[Stored items]

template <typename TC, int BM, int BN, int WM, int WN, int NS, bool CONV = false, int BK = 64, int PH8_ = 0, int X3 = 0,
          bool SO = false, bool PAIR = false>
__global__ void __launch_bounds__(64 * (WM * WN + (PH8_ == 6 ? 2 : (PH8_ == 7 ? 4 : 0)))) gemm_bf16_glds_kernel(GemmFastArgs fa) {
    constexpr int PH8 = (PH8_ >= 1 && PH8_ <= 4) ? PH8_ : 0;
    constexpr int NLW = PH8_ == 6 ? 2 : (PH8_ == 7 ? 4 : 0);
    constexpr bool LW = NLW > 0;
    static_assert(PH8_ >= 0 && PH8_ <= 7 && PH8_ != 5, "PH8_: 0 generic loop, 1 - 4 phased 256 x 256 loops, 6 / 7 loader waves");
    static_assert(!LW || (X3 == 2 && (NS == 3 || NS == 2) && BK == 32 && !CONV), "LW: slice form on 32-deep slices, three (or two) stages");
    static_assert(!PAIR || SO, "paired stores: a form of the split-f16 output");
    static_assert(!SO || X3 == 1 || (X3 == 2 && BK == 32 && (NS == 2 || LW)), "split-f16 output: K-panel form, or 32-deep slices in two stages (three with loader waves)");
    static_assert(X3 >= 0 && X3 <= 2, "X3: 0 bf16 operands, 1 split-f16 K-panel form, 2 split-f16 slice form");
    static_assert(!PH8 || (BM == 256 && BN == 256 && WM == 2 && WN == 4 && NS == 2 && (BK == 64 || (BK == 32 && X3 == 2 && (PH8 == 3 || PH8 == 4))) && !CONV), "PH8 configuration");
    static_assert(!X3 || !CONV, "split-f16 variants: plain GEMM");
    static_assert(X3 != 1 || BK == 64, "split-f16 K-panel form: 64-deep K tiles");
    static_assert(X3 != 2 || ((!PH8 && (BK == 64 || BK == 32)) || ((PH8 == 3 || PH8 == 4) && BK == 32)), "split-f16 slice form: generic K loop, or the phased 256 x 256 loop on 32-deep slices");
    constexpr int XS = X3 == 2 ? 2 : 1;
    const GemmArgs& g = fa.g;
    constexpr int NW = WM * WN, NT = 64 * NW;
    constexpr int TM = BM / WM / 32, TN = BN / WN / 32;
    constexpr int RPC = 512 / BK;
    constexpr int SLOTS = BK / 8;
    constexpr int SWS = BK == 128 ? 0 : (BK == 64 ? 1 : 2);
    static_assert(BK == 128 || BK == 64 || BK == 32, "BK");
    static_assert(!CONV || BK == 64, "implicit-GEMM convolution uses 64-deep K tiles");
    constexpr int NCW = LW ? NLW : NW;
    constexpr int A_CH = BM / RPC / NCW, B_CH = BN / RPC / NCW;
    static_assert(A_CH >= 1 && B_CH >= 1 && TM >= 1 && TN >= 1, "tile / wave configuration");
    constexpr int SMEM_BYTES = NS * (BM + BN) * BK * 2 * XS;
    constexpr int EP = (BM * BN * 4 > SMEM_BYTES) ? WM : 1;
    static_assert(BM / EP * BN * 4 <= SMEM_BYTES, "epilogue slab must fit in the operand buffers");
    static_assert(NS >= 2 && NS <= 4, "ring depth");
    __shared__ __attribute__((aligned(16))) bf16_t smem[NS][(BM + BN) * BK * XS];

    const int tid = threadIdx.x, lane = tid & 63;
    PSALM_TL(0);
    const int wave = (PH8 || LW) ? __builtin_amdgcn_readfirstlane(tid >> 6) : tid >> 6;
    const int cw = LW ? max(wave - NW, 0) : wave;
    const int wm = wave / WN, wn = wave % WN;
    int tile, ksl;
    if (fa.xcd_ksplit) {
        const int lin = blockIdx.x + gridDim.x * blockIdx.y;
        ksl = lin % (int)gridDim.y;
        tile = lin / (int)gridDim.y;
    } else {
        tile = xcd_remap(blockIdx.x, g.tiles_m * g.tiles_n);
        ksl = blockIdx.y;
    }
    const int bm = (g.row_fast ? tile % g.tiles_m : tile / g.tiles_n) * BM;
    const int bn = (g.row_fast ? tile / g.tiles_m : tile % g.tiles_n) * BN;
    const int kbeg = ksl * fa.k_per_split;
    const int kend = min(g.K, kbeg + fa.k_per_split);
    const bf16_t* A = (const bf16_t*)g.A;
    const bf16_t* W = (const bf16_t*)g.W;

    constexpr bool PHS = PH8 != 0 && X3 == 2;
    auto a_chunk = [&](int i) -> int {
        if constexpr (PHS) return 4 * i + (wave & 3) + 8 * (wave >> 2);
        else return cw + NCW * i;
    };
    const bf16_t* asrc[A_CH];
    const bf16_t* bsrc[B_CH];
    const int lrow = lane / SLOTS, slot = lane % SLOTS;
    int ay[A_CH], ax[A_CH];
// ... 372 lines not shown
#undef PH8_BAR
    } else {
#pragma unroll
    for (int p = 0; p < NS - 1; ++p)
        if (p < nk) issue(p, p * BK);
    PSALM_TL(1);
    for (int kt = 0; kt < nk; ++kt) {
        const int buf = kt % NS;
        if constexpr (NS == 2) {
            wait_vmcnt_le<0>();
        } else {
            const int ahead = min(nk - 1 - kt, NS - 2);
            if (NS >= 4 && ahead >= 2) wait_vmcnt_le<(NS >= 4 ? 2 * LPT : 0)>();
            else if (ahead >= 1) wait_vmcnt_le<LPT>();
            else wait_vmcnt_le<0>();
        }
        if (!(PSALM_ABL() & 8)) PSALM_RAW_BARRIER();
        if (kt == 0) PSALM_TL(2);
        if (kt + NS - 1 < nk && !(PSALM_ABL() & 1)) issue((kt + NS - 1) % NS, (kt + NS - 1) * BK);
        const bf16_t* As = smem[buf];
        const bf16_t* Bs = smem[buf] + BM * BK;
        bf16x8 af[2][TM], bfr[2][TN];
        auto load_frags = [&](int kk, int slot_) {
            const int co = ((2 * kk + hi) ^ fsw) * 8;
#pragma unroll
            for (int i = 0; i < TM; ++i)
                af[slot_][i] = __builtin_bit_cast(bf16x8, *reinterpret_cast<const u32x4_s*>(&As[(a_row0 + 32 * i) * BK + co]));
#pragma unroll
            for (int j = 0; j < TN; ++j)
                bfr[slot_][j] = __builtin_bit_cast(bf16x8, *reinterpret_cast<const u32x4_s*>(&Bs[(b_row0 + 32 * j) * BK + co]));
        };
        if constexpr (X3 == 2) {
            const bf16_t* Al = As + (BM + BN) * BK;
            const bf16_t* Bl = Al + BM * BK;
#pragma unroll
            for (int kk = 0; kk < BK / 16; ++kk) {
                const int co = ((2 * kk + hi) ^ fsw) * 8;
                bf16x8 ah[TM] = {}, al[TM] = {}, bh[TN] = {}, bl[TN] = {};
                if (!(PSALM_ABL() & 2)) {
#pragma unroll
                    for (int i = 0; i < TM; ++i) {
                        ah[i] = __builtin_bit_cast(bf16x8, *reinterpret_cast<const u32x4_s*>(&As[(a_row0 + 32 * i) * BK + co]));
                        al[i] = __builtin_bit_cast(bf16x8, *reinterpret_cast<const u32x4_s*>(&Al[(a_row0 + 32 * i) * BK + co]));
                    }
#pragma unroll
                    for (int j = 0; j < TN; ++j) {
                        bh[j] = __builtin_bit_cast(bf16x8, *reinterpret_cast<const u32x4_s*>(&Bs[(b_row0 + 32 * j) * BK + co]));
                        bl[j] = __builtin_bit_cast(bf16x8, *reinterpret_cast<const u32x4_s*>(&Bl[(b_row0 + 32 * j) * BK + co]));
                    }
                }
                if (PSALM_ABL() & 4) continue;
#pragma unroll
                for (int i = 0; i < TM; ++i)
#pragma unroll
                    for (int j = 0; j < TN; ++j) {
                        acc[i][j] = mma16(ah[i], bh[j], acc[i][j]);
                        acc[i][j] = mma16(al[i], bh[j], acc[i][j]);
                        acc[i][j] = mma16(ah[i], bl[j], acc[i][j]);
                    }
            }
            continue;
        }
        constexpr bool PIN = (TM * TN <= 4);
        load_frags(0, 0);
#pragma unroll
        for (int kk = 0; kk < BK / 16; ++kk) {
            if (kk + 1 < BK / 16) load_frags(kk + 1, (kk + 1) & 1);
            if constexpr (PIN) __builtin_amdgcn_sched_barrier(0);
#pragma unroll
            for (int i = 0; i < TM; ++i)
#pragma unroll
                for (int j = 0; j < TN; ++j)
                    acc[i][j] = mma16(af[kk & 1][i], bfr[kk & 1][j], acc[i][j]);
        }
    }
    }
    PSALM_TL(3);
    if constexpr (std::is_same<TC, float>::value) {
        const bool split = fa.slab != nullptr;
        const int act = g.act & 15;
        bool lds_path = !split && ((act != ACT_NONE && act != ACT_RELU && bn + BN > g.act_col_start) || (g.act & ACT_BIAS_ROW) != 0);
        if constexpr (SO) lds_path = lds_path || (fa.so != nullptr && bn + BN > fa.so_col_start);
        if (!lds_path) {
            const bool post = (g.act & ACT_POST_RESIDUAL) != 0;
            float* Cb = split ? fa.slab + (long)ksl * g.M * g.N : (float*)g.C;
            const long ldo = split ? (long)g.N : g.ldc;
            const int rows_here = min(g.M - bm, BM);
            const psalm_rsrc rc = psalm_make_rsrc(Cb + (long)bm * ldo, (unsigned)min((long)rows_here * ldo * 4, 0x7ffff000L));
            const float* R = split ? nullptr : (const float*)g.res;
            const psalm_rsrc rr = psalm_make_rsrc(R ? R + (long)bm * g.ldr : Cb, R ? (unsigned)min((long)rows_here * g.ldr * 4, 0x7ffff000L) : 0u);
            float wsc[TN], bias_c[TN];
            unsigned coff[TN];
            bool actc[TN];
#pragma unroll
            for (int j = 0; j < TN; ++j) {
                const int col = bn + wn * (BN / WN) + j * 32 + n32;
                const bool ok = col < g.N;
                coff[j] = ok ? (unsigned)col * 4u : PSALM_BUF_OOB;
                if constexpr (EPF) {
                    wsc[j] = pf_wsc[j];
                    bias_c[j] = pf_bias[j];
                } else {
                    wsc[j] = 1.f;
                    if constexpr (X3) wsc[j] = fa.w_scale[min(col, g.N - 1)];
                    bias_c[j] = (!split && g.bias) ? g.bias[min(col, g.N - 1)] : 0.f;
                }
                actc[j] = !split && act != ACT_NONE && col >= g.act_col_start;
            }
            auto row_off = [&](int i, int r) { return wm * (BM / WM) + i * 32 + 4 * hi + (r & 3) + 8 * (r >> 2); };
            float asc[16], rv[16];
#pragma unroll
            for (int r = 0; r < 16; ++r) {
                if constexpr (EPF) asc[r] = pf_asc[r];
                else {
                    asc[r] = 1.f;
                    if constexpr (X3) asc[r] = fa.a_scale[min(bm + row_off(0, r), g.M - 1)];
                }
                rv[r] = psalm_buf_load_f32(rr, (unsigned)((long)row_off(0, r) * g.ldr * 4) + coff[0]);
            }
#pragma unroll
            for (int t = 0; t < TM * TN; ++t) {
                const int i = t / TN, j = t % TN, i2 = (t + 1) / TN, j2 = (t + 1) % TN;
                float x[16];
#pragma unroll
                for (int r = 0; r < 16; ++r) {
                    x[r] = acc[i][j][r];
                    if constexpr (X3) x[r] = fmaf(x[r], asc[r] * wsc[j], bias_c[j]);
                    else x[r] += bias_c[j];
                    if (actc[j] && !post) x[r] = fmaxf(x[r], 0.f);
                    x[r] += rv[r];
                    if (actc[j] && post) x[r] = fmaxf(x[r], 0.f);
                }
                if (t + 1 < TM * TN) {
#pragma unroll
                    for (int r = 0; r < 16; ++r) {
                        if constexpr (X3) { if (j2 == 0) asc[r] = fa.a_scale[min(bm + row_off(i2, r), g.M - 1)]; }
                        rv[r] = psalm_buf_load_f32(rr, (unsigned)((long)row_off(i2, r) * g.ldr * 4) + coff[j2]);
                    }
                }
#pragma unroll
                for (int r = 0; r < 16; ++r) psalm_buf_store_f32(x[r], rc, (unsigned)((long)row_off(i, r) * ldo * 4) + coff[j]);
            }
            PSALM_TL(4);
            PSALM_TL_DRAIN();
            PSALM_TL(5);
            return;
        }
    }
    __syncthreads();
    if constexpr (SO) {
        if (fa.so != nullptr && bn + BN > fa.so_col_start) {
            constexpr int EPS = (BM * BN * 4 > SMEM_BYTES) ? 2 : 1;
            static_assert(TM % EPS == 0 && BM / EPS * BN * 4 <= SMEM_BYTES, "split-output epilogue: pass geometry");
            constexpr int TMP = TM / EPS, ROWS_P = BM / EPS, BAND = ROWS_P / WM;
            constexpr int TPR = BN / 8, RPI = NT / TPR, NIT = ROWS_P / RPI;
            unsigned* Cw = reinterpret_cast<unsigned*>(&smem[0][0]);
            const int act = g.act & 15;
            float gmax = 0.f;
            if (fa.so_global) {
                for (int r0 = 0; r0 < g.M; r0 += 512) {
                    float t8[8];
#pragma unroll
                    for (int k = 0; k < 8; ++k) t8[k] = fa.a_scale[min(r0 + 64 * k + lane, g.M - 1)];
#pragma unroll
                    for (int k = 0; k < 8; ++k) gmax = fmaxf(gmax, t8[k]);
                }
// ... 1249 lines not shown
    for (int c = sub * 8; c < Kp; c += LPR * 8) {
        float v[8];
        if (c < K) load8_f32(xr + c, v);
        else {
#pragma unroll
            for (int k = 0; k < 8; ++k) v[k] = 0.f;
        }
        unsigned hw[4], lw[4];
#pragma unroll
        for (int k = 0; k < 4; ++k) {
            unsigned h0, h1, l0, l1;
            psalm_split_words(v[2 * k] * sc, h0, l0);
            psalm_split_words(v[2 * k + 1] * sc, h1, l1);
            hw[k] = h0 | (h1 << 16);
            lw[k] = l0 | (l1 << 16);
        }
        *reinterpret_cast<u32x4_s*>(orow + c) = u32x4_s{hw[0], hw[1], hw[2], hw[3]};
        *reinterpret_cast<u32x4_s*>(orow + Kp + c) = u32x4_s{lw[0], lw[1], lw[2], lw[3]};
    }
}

...

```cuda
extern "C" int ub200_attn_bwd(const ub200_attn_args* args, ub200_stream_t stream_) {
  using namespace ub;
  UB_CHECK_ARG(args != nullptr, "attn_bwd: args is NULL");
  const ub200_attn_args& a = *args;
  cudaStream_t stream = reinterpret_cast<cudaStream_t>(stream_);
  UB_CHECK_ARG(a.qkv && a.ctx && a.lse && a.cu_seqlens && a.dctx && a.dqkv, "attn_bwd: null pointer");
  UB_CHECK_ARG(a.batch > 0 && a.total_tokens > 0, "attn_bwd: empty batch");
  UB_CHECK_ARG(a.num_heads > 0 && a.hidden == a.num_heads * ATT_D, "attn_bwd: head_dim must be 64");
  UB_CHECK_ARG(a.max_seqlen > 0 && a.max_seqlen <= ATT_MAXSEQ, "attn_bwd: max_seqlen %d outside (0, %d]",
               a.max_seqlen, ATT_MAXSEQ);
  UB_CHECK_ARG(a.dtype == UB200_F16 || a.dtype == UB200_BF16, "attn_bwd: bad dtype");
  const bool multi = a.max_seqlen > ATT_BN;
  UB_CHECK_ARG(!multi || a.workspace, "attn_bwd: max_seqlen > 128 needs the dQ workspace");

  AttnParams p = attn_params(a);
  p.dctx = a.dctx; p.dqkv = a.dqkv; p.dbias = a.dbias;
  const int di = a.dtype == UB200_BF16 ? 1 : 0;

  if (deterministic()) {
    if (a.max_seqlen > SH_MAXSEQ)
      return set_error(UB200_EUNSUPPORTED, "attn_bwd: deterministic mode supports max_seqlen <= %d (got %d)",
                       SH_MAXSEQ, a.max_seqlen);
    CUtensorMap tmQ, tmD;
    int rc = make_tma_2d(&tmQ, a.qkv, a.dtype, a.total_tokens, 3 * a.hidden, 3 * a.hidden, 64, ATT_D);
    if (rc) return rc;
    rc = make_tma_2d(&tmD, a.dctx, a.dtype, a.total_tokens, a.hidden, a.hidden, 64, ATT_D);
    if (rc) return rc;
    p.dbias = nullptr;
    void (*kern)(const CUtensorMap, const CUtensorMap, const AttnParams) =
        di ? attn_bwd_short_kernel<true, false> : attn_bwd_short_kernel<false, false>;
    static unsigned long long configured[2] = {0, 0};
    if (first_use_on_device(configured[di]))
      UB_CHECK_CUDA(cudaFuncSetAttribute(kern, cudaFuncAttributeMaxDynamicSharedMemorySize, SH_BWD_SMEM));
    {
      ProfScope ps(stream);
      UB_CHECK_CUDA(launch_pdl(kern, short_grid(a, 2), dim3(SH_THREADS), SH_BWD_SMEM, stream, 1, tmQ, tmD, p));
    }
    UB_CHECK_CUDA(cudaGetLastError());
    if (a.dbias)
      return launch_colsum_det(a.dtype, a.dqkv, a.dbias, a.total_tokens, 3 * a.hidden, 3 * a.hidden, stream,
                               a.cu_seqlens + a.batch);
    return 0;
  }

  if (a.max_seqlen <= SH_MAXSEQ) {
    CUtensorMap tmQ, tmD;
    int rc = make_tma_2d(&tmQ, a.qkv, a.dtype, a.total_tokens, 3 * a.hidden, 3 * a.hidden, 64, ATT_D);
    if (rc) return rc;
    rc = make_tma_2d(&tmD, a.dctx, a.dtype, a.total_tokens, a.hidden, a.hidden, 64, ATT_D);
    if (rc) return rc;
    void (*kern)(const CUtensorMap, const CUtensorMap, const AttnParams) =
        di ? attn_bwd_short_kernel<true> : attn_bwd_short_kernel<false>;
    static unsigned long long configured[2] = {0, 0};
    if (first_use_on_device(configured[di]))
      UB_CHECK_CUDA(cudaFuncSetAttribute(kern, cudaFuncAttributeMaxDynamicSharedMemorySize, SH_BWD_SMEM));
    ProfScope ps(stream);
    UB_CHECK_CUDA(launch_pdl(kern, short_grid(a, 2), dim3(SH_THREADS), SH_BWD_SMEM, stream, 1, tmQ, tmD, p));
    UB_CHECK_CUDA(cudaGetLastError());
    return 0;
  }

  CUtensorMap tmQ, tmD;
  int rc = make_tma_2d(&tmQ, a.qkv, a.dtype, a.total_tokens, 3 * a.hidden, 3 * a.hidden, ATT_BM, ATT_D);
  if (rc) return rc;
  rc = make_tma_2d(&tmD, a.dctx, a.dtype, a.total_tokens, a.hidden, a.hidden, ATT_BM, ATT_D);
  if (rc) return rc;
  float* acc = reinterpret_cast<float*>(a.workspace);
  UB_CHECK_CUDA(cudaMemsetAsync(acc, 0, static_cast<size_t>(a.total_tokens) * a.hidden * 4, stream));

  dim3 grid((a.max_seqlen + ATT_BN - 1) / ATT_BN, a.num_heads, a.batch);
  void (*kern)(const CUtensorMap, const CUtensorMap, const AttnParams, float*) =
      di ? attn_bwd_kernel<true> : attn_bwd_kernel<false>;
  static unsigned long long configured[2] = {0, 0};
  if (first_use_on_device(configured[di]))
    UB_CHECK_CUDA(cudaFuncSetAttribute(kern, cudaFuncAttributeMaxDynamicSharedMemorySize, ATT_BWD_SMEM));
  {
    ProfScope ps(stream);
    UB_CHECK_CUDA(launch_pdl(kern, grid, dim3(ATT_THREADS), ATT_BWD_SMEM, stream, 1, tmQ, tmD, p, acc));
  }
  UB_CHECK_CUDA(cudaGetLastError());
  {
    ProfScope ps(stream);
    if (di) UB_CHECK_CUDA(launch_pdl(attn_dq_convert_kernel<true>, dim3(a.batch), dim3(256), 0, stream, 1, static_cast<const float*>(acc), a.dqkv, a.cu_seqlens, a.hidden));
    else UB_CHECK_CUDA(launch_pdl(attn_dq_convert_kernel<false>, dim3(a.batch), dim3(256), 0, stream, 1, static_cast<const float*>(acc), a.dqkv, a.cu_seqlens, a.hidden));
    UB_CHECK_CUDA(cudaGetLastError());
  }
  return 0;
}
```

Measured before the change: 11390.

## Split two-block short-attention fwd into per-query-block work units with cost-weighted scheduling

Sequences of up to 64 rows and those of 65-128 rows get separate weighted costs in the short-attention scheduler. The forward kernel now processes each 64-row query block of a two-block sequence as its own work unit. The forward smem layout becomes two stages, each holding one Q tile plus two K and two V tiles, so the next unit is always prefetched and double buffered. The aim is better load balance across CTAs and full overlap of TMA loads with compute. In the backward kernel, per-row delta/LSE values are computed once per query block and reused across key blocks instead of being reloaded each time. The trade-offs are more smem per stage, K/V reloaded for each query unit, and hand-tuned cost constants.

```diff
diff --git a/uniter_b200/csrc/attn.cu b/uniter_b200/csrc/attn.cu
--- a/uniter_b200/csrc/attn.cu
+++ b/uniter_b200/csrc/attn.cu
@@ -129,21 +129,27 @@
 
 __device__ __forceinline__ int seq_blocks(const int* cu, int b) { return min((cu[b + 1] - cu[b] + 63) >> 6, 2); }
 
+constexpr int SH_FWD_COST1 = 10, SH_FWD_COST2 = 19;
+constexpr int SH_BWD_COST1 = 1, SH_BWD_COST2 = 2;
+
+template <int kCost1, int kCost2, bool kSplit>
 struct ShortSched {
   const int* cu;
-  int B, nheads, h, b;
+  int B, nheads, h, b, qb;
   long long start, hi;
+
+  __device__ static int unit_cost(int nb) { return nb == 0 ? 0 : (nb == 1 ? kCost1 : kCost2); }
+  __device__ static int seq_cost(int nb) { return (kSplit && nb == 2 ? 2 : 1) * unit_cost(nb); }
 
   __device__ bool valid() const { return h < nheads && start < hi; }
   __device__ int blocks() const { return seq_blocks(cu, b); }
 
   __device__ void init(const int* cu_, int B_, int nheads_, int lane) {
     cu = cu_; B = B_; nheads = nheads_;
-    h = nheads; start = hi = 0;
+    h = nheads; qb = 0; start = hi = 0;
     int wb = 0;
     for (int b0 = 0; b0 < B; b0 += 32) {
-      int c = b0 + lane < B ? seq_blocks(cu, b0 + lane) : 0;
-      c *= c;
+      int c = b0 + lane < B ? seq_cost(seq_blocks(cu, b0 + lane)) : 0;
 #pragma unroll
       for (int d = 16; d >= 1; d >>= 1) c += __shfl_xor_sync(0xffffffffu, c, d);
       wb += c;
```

- [Description of the task]: Your answer should be the lines above, from the line containing "bool lds_path = !split" up to and including the line containing "const bool post", reproduced exactly and with nothing else.

- [Answer area]:
        bool lds_path = !split && ((act != ACT_NONE && act != ACT_RELU && bn + BN > g.act_col_start) || (g.act & ACT_BIAS_ROW) != 0);
        if constexpr (SO) lds_path = lds_path || (fa.so != nullptr && bn + BN > fa.so_col_start);
        if (!lds_path) {
            const bool post = (g.act & ACT_POST_RESIDUAL) != 0;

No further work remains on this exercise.